Personal details
- Born: 1955 (age 70–71) Omaha, Nebraska, U.S.
- Party: Democratic
- Education: Sterling College, Kansas (BA) University of Nebraska–Lincoln (JD)

= David Hahn (American politician) =

American businessman

David Hahn (born 1955) is an American businessman. He is the CEO of Internet development company New Digital Group and was the Democratic nominee for Governor of Nebraska in 2006.

==Biography==
Hahn was born in Omaha, Nebraska, in 1955, and spent most of his youth in Schuyler and Stromsburg, Nebraska.
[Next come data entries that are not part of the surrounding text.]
hipError_t conv_igemm_launch(ConvParams p, int cin_t, int bn, int ks, int stride, hipStream_t stream);
hipError_t conv_glds1_launch(ConvParams p, hipStream_t stream, int n_cu = 0, bool old_form = false, bool *list_taken = nullptr);
hipError_t conv_pglds_launch(ConvParams p, int n_cu, hipStream_t stream, bool *list_taken = nullptr);
hipError_t conv_prw_launch(ConvParams p, int th, int n_cu, hipStream_t stream, bool *list_taken = nullptr);
hipError_t conv_pglds_i8_launch(ConvI8Params p, int n_cu, hipStream_t stream);
hipError_t conv_prw_i8_launch(ConvI8Params p, int th, int n_cu, hipStream_t stream);
hipError_t conv1x1_i8_launch(ConvI8Params p, hipStream_t stream);
hipError_t conv32p_launch(Conv32Params p, int n_cu, hipStream_t stream, int nw = 0);
hipError_t conv32s_launch(Conv32Params p, int n_cu, hipStream_t stream, bool nosplit = false);
hipError_t le_rb_rows_launch(RowsRbParams p, int n_cu, hipStream_t stream);
hipError_t le_rb_rows_i8_launch(RowsRbI8Params p, int n_cu, hipStream_t stream);
hipError_t le_tail_rows_i8_launch(RowsTailI8Params p, int n_cu, hipStream_t stream);
hipError_t le_head_rows_i8_launch(RowsHeadI8Params p, int n_cu, hipStream_t stream);
hipError_t le_tail_rows_launch(RowsTailParams p, int n_cu, hipStream_t stream);
hipError_t le_head_rows_launch(RowsHeadParams p, int n_cu, hipStream_t stream);
hipError_t conv_t16_launch(ConvParams p, hipStream_t stream, int n_cu);
hipError_t conv_q8_launch(ConvQ8Params p, hipStream_t stream, int n_cu);
hipError_t conv_q8_multi_launch(ConvQ8MultiParams p, int n_cu, hipStream_t stream);
hipError_t conv3x3s2_preg_launch(ConvParams p, int n_cu, hipStream_t stream);

hipError_t pre_unpack_launch(const uint8_t *bgr, f16 *out, int H, int W, hipStream_t s);
hipError_t cond_resize_launch(const f16 *in, f16 *out, int H, int W, int Ho, int Wo, const float *wx, const int *xmn,
                              const int *xns, const float *wy, const int *ymn, const int *yns, hipStream_t s);
hipError_t pre_fused_launch(const uint8_t *bgr, f16 *out, f16 *cond, int H, int W, int Ho, int Wo, const float *wx, const int *xmn,
                            const int *xns, const float *wy, const int *ymn, const int *yns, int mode, hipStream_t s);
hipError_t post_u8_launch(const void *in, int is_f32, int H, int W, uint8_t *bgr, hipStream_t s);
hipError_t post_rgb48_launch(const void *in, int is_f32, int H, int W, uint16_t *rgb, int pq, float peak, hipStream_t s,
                             const float *pq_bnd = nullptr);

struct FakeQ { int on; float inv, zoff, scale, zero; };
hipError_t cls_block_launch(const void *in, int in_f16, int Ci, int Hi, int Wi, const float *nmean, const float *nrstd,
                            const float *ngamma, const float *nbeta, const float *Wt, const float *bias, int Co, float *out,
                            int Ho, int Wo, float *part, hipStream_t s, const FakeQ *qin = nullptr, const FakeQ *qstat = nullptr,
                            int *nblk = nullptr);
hipError_t cls_stats_launch(const float *part, int C, int nblk, int n, float eps, float *mean, float *rstd, hipStream_t s);
struct AgcmFoldArgs {
    const float *mean5;
    const float *w20, *b20;
    const float *ws[3], *bs[3], *wt[3], *bt[3];
    const float *w1, *b1, *w2, *b2, *w3, *b3;
};
hipError_t agcm_fold_launch(const AgcmFoldArgs &a, f16 *frags, float *biasbuf, hipStream_t s);
hipError_t agcm_mlp_launch(const f16 *in, f16 *out, size_t npix, const f16 *frags, const float *biasbuf, hipStream_t s);

hipError_t conv_c3_launch(const f16 *in, int H, int W, const f16 *wfrag, const float *scale, const float *shift, int cout,
                          int act, f16 *out, f16 *out_pool, int n_cu, hipStream_t s, float pool_q_inv = 0.f, float pool_q_zero = 0.f,
                          const f16 *w2frag = nullptr, float *part2 = nullptr,
                          const int *tile_list = nullptr, bool *list_taken = nullptr);
hipError_t conv_c3_q8_launch(const f16 *in, int H, int W, const int8_t *wq, const float *scale, const float *shift, float q_inv,
                             float q_zoff, int act, f16 *out, int n_cu, hipStream_t s);
struct QLastArgs {
    const int8_t *wq;
    const float *ss;
    float q_inv, q_zoff;
};
hipError_t le_cond_trunk_launch(const f16 *img, int H, int W, const f16 *wfrag, const float *bias, f16 *cond, f16 *cond1,
                                int n_cu, hipStream_t s, const QLastArgs *q6 = nullptr);
hipError_t cond_tail_launch(const f16 *x, int x_stride, size_t npx, const f16 *wfrag, const float *bias, f16 *out, int n_cu,
                            hipStream_t s, const QLastArgs *q2 = nullptr);
struct TrunkQ8Args {
    const int8_t *wfrag;
    const float *consts;
    float q1_inv, q1_zoff, q4_inv;
    float zoff[5];
};
hipError_t le_cond_trunk_q8_launch(const f16 *img, int H, int W, const TrunkQ8Args &a, f16 *cond, f16 *cond1, int n_cu, hipStream_t s);
hipError_t cond_tail_q8_launch(const int8_t *x, size_t npx, const int8_t *wfrag, const float *consts, float zoff2, f16 *out, int n_cu,
                               hipStream_t s);
hipError_t agcm_mlp_q8_launch(const f16 *in, f16 *out, size_t npix, const int8_t *wfrag, const float *consts, float q1_inv, float q1_zoff,
                              float zoff2, float zoff3, hipStream_t s);
hipError_t planar3_to_q8_launch(const f16 *in, size_t npix, float inv, float zoff, int8_t *out, hipStream_t s);
struct AgcmFoldQ8Args {
    FakeQ q20, qlin[6];
    const float *P, *Q;
    float inv2, inv3;
    float *consts;
};
hipError_t agcm_fold_q8_launch(const AgcmFoldArgs &a, const AgcmFoldQ8Args &q, float *biasbuf, hipStream_t s);
hipError_t hg_prep_launch(const f16 *base, int H, int W, int Hp, int Wp, f16 *img_pad, uint8_t *mask, float r, float thresh,
                          hipStream_t s, uint8_t *flags = nullptr);
constexpr int HG_NEED_MAX_LAYERS = 24, HG_NEED_MAX_TENSORS = 32, HG_NEED_LEVELS = 6;
constexpr int hg_need_unit_log2[3][HG_NEED_LEVELS] = {{4, 4, 4, 4, 4, 4}, {4, 4, 4, 4, 4, 4}, {4, 2, 1, 0, 0, 0}};
struct HgNeedLayer {
    int level, mode, ks;
    int in, skip, out;
    int in_first, skip_first;
    int out_chained;
    int in_chained;
    int th, tw;
    int list_off;
};
struct HgNeedParams {
    unsigned char *base;
    int Hp, Wp, n_layers;
    int lu[HG_NEED_LEVELS];
    int flags_off;
    int flags_map;
    int kbits_off, tbits_off, scratch_words;
    int map_off[HG_NEED_MAX_TENSORS];
    HgNeedLayer L[HG_NEED_MAX_LAYERS];
};
hipError_t hg_need_launch(const HgNeedParams &p, hipStream_t s);
struct HgFinalFusedArgs {
    const f16 *img;
    const uint8_t *mask;
    const float *part;
    const f16 *wfrag;
    const float *scale, *shift, *b10, *wl, *bl;
    void *out;
    int out_f32, H, W, Hp, Wp;
};
hipError_t hg_final_fused_launch(const HgFinalFusedArgs &a, int n_cu, hipStream_t s);
hipError_t hg_final_light_launch(const HgFinalFusedArgs &a, const float *part2, hipStream_t s);
hipError_t letterbox_launch(const LetterboxParams &p, hipStream_t s);
hipError_t post_scale_launch(const PostScaleParams &p, int is_f32, int pq, hipStream_t s);
hipError_t post_scale_ar_launch(const PostScaleParams &p, int antiring, int is_f32, int pq, hipStream_t s);
hipError_t post_scale_cas_launch(const PostScaleParams &p, int antiring, int cas, int is_f32, int pq, hipStream_t s);
hipError_t post_fsr_launch(const PostFsrParams &p, int rcas, float sharp, int is_f32, int pq, hipStream_t s);
hipError_t post_ycbcr10_launch(const Ycbcr10Params &p, int is_f32, int pq, hipStream_t s);
hipError_t rgb48_to_ycbcr10_launch(const Ycbcr10Params &p, hipStream_t s);
hipError_t post_ycbcr10_dither_launch(const Ycbcr10Params &p, int is_f32, int pq, hipStream_t s);
hipError_t rgb48_to_ycbcr10_dither_launch(const Ycbcr10Params &p, hipStream_t s);
hipError_t rgb48_deband_launch(const DebandParams &p, hipStream_t s);
hipError_t light_stats_launch(const LightStatsParams &p, int is_f32, int pq, int max_wgs, hipStream_t s);
hipError_t rgb48_light_stats_launch(const LightStatsParams &p, int max_wgs, hipStream_t s);
hipError_t metrics_launch(const MetricsParams &p, hipStream_t s);
int metrics_blocks(int H, int W);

When he was 15 years old, his family moved to Mount Vernon, Ohio, and he graduated from Mount Vernon High School in 1973. In 1978, he graduated from Sterling College in Kansas with a bachelor's degree in political science and philosophy. His undergraduate education included a year studying philosophy and theology at Phillips University in Marburg, Germany. After college, he returned to his home state and obtained a J.D. degree in 1981 from the University of Nebraska College of Law.

Hahn practiced law throughout the 1980s in Kearney, Nebraska, Lincoln, Nebraska, and Santa Fe, New Mexico. His hobby of software development eventually grew into New Digital Group, a company he founded in 1995, and of which he is the CEO.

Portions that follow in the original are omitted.